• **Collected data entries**
Content starts

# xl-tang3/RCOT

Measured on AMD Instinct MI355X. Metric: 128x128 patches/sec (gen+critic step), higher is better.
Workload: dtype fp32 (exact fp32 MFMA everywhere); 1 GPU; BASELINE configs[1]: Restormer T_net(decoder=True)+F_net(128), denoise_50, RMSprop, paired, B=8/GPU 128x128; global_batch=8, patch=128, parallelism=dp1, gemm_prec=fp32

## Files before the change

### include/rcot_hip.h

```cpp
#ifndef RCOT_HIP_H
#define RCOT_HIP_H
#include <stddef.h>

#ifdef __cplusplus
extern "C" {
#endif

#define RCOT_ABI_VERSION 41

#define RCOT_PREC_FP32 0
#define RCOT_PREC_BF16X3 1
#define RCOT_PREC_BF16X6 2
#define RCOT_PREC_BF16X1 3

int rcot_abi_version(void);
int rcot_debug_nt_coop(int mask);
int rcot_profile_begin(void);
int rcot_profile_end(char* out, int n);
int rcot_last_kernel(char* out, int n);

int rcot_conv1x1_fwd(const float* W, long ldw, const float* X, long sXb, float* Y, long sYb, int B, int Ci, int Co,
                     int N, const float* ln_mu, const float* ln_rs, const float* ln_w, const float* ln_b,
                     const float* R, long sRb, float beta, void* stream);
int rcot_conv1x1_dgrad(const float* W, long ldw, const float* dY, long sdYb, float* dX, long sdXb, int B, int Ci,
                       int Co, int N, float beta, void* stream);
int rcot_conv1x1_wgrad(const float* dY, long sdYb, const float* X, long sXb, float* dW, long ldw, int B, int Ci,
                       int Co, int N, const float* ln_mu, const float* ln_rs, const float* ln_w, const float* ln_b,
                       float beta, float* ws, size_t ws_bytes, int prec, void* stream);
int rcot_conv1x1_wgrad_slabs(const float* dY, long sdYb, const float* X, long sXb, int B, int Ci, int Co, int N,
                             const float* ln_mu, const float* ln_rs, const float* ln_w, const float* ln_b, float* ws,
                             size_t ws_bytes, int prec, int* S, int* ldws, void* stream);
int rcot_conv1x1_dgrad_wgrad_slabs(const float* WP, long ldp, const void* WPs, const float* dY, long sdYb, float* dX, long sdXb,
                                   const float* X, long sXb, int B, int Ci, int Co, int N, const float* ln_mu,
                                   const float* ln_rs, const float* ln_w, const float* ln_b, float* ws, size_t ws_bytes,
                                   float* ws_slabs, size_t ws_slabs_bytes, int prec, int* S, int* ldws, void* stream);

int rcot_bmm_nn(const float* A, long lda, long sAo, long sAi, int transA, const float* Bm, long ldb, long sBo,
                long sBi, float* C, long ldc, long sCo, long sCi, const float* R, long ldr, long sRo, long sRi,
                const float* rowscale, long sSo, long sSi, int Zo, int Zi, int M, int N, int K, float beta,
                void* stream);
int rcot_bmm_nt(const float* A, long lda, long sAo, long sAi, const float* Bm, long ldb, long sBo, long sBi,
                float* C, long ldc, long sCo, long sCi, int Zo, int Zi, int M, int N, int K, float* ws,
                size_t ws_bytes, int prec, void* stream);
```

Content ends
Content starts

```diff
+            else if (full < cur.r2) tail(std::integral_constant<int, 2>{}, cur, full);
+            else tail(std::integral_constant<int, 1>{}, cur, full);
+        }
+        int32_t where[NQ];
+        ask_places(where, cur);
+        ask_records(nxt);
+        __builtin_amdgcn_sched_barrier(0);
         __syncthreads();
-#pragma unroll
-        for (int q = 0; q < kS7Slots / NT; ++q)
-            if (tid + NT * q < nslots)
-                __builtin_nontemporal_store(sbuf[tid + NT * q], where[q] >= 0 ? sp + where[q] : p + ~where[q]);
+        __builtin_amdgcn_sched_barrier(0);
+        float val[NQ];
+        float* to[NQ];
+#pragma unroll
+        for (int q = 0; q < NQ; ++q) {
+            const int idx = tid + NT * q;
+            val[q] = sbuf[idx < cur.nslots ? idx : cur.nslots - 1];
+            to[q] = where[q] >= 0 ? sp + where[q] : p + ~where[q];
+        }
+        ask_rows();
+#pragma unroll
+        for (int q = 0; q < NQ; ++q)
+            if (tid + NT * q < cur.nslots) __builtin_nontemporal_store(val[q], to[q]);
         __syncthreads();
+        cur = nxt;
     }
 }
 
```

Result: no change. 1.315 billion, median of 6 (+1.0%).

Content ends
Content starts

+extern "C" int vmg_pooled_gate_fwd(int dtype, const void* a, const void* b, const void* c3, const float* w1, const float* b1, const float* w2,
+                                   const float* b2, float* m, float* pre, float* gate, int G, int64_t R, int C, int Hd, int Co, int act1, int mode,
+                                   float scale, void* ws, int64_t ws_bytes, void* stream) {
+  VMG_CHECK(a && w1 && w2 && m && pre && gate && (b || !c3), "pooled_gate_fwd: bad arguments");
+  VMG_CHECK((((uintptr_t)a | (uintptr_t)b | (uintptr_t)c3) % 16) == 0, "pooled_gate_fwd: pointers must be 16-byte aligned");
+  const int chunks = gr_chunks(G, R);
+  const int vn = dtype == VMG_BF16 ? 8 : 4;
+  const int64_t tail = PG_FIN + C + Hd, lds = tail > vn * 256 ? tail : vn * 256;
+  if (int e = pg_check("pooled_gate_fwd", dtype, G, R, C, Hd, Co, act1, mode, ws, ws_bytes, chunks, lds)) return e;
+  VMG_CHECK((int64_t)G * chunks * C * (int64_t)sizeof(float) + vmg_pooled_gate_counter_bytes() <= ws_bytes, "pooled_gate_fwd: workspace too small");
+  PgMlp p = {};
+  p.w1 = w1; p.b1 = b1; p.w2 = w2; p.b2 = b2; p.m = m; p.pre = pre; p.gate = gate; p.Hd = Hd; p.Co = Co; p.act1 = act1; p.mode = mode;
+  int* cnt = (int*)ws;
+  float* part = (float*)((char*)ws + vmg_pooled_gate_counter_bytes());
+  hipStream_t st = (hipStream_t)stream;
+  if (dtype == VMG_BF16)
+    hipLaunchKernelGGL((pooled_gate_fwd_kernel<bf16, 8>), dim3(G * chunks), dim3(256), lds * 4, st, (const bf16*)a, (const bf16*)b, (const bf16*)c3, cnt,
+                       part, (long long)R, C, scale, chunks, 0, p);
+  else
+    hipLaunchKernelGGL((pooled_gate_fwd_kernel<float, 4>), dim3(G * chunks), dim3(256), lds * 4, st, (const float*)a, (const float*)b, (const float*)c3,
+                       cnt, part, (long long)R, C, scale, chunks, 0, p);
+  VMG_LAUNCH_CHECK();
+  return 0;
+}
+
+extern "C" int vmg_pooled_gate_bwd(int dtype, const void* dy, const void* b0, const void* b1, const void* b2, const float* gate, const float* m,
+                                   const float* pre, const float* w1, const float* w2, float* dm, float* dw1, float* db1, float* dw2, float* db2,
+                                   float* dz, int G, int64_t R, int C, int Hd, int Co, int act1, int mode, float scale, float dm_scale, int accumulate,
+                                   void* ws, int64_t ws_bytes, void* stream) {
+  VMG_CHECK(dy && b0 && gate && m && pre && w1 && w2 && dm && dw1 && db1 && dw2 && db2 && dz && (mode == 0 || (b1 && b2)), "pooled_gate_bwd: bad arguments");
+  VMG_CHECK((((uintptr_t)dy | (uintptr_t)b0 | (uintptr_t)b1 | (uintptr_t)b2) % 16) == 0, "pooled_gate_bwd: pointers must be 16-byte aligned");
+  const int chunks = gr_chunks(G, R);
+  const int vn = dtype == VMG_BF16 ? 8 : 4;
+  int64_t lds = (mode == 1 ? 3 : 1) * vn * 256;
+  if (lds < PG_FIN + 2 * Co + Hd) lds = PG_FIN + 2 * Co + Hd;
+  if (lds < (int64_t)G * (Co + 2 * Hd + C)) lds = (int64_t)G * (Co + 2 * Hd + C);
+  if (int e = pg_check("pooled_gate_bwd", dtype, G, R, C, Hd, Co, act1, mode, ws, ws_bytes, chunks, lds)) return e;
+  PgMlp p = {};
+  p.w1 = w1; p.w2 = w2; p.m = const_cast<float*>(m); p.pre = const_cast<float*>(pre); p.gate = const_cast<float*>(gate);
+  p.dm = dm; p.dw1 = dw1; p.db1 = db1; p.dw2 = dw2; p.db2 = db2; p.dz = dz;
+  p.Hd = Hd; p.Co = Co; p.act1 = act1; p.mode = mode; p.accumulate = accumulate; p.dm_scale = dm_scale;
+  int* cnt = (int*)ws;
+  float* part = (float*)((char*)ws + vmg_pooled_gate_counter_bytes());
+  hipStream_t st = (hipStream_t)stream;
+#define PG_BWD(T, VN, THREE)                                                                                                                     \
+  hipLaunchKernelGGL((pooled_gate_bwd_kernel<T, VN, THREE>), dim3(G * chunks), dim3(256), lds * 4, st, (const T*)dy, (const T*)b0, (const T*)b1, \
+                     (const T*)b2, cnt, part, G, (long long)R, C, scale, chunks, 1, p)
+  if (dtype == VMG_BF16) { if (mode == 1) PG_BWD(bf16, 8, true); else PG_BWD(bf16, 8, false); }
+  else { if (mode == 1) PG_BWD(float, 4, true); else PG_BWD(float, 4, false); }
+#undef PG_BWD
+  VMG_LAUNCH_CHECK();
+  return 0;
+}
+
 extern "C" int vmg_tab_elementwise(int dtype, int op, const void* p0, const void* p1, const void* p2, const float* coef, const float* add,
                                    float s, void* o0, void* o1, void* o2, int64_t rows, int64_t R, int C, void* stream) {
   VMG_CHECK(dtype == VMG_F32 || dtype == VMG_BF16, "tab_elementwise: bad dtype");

Content ends

• **YOUR TASK**
Copy each line of the data above that holds "change".

• **RESPONSE AREA**
## Files before the change
Result: no change. 1.315 billion, median of 6 (+1.0%).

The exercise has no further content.